(Items from a data source)
---*---

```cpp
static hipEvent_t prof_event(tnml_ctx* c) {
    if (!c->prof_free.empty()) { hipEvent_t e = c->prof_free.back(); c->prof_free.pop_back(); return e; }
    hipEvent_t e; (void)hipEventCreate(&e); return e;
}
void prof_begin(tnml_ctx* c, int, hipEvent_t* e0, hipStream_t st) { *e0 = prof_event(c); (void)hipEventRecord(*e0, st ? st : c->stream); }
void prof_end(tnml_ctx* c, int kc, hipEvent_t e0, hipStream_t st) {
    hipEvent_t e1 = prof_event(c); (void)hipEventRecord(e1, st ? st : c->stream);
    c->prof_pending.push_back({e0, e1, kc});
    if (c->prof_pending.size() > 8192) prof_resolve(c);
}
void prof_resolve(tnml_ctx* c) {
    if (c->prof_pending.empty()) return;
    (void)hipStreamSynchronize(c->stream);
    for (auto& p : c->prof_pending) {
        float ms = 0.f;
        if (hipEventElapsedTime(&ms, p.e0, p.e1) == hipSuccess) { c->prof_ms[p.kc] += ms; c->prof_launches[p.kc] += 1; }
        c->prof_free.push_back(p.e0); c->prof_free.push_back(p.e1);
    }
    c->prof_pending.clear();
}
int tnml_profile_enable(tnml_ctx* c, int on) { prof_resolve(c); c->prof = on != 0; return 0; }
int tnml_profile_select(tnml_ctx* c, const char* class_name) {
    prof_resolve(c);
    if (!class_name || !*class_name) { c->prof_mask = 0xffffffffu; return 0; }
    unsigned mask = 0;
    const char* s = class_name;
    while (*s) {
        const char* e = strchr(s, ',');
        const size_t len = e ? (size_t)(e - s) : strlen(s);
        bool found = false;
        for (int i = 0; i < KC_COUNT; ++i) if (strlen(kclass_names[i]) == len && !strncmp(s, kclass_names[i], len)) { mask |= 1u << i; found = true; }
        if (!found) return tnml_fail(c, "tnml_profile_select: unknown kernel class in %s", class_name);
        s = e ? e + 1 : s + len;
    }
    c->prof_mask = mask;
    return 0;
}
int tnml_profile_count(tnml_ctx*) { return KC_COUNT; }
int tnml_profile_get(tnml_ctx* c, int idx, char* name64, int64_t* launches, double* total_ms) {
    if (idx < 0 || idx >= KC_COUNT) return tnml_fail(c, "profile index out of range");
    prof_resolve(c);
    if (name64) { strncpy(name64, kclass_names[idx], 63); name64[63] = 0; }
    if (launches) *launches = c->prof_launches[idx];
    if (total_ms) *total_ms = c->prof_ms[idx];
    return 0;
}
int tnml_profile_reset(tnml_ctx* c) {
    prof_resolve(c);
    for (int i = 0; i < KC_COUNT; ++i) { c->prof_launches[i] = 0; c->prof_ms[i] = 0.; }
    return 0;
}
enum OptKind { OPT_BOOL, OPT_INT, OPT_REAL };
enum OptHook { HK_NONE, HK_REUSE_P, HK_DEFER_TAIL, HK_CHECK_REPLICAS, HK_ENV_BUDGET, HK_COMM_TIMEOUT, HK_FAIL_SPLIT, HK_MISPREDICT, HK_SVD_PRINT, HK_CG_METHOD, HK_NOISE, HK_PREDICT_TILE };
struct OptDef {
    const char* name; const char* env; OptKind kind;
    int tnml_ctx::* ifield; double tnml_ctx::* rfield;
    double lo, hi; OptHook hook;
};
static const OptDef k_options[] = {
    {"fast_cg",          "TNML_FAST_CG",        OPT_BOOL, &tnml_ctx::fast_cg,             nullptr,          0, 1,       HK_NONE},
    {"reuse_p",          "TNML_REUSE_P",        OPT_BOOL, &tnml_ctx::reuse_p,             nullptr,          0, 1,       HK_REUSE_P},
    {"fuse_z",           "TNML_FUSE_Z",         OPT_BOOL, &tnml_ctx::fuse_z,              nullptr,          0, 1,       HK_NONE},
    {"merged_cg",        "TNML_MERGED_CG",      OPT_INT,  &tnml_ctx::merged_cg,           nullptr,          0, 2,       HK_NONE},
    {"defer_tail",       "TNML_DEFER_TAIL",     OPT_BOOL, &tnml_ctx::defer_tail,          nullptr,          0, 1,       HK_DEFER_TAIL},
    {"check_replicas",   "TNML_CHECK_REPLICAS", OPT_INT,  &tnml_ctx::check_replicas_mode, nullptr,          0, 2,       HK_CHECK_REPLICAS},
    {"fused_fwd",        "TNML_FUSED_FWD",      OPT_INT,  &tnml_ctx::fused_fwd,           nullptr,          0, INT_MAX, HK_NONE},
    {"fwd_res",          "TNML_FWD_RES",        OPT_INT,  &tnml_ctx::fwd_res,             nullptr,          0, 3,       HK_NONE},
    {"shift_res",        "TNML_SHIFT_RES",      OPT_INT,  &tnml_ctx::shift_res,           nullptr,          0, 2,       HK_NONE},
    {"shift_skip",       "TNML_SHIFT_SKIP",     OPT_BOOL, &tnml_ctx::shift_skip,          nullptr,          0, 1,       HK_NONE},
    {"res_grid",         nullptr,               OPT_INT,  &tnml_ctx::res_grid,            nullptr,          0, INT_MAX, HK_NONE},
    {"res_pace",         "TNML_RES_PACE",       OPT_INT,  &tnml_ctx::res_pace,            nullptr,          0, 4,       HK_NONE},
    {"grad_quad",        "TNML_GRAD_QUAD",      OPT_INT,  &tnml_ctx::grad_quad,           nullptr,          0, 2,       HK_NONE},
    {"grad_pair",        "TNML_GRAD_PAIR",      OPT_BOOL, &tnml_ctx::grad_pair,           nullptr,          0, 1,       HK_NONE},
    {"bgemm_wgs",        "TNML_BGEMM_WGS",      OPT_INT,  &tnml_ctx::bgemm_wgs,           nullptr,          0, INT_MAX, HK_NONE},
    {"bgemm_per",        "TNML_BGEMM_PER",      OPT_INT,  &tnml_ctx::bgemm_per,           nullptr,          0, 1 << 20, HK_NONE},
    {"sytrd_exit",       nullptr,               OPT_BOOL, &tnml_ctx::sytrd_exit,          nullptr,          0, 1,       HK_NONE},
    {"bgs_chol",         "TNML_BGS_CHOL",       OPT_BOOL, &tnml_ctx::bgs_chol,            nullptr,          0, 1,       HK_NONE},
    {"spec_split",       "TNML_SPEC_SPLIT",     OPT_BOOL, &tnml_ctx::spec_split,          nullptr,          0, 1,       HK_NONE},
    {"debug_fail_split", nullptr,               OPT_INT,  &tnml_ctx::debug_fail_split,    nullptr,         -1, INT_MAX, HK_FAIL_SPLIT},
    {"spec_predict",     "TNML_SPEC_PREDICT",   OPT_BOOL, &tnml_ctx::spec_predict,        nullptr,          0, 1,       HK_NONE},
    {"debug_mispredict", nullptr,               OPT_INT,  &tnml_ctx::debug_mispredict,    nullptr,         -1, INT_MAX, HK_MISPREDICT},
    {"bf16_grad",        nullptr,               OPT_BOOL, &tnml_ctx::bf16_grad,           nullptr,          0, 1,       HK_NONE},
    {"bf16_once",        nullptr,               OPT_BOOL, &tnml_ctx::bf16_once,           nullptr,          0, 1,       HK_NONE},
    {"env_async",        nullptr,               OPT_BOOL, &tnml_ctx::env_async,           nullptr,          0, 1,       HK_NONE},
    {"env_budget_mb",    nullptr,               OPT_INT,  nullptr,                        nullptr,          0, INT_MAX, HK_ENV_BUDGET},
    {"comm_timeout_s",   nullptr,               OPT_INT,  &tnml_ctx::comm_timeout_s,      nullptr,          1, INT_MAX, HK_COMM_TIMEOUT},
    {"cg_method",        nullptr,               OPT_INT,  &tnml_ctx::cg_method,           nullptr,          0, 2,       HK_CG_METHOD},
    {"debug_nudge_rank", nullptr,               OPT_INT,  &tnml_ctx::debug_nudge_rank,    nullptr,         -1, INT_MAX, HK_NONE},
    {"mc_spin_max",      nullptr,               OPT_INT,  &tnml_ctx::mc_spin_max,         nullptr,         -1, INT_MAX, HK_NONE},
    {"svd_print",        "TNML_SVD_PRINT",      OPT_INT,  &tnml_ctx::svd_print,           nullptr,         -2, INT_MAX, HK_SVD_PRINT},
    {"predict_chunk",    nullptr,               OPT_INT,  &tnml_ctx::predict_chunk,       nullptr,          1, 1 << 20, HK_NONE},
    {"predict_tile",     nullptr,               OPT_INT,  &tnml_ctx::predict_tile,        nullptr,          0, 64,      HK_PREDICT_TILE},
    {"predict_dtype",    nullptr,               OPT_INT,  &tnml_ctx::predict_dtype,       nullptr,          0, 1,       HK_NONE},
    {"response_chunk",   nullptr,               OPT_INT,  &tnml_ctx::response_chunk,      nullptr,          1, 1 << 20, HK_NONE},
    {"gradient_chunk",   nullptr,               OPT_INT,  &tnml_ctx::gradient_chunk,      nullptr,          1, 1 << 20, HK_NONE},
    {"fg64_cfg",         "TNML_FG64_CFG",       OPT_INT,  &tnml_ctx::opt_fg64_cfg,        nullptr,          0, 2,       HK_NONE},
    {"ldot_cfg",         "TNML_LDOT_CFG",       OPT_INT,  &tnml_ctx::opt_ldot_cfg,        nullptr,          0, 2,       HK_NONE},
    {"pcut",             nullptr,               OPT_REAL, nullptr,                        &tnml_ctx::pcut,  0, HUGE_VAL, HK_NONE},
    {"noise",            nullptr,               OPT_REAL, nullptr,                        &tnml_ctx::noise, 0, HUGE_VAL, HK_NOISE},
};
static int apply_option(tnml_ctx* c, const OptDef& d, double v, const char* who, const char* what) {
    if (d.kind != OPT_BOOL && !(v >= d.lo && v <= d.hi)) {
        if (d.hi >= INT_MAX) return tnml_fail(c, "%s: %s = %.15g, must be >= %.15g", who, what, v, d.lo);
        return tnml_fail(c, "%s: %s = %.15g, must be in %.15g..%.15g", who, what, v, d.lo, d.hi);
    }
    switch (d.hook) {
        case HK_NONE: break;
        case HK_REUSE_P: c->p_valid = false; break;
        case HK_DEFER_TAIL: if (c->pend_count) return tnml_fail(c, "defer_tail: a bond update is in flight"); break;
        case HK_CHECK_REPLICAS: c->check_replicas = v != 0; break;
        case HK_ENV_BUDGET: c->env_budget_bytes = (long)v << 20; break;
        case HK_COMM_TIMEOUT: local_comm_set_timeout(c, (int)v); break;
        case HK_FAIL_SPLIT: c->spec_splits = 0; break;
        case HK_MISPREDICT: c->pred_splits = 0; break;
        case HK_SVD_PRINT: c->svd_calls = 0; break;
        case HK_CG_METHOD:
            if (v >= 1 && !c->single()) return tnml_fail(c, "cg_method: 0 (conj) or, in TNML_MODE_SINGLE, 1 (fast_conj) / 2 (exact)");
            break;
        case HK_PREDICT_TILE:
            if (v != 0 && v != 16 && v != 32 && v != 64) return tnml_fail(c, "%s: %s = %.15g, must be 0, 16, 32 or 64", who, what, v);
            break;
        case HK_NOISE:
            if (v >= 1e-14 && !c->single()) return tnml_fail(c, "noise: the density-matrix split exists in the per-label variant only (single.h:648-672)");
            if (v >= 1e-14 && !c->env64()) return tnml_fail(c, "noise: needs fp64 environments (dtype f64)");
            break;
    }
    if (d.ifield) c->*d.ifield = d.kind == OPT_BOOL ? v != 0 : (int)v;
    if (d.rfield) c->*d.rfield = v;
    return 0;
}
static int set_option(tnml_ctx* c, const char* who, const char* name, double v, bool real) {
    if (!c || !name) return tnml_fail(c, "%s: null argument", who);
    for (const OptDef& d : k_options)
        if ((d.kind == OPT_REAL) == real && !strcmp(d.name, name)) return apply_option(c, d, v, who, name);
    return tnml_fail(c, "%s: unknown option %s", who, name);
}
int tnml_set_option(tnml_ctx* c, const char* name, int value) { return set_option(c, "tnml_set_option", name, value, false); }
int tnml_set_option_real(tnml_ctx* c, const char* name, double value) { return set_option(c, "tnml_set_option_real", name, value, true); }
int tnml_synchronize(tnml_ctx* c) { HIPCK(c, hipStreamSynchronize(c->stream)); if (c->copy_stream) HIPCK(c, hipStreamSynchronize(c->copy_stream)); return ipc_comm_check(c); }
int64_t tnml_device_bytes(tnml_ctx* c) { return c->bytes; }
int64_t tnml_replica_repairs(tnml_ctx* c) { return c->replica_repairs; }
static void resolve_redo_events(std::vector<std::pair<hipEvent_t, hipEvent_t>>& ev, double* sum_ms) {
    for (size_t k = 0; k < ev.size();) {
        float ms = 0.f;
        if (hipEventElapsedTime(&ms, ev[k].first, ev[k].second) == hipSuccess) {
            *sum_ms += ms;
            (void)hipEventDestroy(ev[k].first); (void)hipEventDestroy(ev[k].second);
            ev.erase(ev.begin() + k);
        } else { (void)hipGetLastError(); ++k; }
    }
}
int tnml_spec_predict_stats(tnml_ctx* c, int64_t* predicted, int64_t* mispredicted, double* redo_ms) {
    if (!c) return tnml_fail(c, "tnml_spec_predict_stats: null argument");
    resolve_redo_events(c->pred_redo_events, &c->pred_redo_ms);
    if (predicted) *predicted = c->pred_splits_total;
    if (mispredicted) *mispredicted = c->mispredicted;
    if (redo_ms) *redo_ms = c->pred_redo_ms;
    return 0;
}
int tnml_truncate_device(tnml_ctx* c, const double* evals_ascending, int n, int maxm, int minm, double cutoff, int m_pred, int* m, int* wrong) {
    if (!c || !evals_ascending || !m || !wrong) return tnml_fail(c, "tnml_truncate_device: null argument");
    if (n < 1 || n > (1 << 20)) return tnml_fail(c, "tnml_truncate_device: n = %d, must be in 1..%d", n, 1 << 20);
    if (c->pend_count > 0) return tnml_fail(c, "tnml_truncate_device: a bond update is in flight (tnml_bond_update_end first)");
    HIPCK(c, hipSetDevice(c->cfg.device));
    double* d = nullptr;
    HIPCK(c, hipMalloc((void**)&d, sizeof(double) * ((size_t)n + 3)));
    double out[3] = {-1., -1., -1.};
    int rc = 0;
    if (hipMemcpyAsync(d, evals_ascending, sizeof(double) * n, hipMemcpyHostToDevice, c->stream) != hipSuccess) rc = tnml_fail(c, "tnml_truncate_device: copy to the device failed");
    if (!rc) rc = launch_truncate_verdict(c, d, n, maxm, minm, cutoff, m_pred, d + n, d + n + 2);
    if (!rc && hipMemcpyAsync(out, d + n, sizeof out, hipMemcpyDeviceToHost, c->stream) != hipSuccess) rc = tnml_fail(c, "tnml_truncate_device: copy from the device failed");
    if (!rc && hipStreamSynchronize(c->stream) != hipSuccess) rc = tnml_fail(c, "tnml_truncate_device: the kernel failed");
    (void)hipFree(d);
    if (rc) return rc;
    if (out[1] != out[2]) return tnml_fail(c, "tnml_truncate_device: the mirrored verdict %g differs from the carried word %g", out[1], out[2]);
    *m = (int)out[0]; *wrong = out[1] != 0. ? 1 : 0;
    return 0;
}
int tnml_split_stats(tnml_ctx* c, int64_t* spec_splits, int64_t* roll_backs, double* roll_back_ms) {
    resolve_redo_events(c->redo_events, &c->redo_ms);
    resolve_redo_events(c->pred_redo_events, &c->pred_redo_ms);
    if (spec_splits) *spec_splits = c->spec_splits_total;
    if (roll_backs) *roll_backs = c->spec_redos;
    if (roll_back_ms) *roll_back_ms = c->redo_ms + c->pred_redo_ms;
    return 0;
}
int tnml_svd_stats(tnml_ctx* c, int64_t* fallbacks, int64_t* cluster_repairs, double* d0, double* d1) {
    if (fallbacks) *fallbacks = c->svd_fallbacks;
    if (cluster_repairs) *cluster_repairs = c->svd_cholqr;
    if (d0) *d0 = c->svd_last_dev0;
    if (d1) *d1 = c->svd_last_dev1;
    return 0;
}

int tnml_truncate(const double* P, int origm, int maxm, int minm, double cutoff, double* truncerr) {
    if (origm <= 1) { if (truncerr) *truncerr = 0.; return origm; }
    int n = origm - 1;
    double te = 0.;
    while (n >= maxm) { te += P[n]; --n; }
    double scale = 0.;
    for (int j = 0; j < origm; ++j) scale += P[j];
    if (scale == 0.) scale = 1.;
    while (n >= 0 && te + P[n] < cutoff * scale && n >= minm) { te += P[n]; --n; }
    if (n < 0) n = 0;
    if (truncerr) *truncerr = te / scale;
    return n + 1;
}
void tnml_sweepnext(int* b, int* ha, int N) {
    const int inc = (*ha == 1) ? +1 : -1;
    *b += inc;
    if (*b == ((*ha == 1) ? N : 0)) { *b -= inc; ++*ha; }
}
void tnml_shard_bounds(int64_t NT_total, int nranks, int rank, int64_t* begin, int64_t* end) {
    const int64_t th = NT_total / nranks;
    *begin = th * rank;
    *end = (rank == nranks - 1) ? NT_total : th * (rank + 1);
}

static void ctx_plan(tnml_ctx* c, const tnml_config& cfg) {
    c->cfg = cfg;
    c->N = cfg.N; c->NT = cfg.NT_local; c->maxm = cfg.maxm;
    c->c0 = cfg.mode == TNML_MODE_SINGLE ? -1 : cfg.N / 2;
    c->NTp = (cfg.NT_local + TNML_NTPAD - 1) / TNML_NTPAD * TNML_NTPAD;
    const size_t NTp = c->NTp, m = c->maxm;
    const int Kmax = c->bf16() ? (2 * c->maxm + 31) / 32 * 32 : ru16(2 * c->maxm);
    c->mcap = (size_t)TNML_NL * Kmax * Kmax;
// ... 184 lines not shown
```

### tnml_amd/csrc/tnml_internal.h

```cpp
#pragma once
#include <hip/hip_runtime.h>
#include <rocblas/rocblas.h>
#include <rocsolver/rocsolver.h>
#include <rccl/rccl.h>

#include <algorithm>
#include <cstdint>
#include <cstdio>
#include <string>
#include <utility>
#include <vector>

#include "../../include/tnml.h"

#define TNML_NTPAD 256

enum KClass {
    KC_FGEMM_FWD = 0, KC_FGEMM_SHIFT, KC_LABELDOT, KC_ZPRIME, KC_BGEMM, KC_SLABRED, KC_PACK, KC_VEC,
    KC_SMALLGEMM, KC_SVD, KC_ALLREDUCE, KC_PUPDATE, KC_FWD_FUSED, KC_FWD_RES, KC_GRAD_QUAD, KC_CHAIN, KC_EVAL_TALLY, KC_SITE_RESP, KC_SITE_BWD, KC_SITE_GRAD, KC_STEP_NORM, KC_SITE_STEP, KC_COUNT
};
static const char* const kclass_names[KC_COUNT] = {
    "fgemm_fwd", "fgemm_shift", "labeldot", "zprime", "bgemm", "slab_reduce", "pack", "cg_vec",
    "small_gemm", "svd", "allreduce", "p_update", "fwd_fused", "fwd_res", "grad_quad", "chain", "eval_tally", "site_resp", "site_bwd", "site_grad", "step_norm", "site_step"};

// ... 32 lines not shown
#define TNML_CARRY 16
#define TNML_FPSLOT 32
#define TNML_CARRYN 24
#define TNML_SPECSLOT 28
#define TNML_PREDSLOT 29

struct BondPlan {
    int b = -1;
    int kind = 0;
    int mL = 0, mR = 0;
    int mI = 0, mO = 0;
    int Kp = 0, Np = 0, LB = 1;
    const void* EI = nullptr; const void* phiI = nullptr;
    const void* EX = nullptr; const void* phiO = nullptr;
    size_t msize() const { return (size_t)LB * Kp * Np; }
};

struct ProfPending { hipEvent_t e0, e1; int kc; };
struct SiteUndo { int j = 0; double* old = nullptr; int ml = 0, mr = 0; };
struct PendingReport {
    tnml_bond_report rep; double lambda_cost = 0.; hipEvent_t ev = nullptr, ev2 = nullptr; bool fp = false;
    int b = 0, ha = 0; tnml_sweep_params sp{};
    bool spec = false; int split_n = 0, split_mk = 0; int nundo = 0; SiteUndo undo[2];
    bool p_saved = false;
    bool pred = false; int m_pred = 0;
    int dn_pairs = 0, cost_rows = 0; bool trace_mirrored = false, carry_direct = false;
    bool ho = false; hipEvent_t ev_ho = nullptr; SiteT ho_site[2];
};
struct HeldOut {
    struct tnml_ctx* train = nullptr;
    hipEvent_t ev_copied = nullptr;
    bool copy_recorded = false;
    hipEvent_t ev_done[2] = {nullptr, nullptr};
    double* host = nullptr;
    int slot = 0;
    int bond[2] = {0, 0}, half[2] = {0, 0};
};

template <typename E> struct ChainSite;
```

---*---

Scan the entries above for the string "OptKind", and copy every line where it turns up.

enum OptKind { OPT_BOOL, OPT_INT, OPT_REAL };
    const char* name; const char* env; OptKind kind;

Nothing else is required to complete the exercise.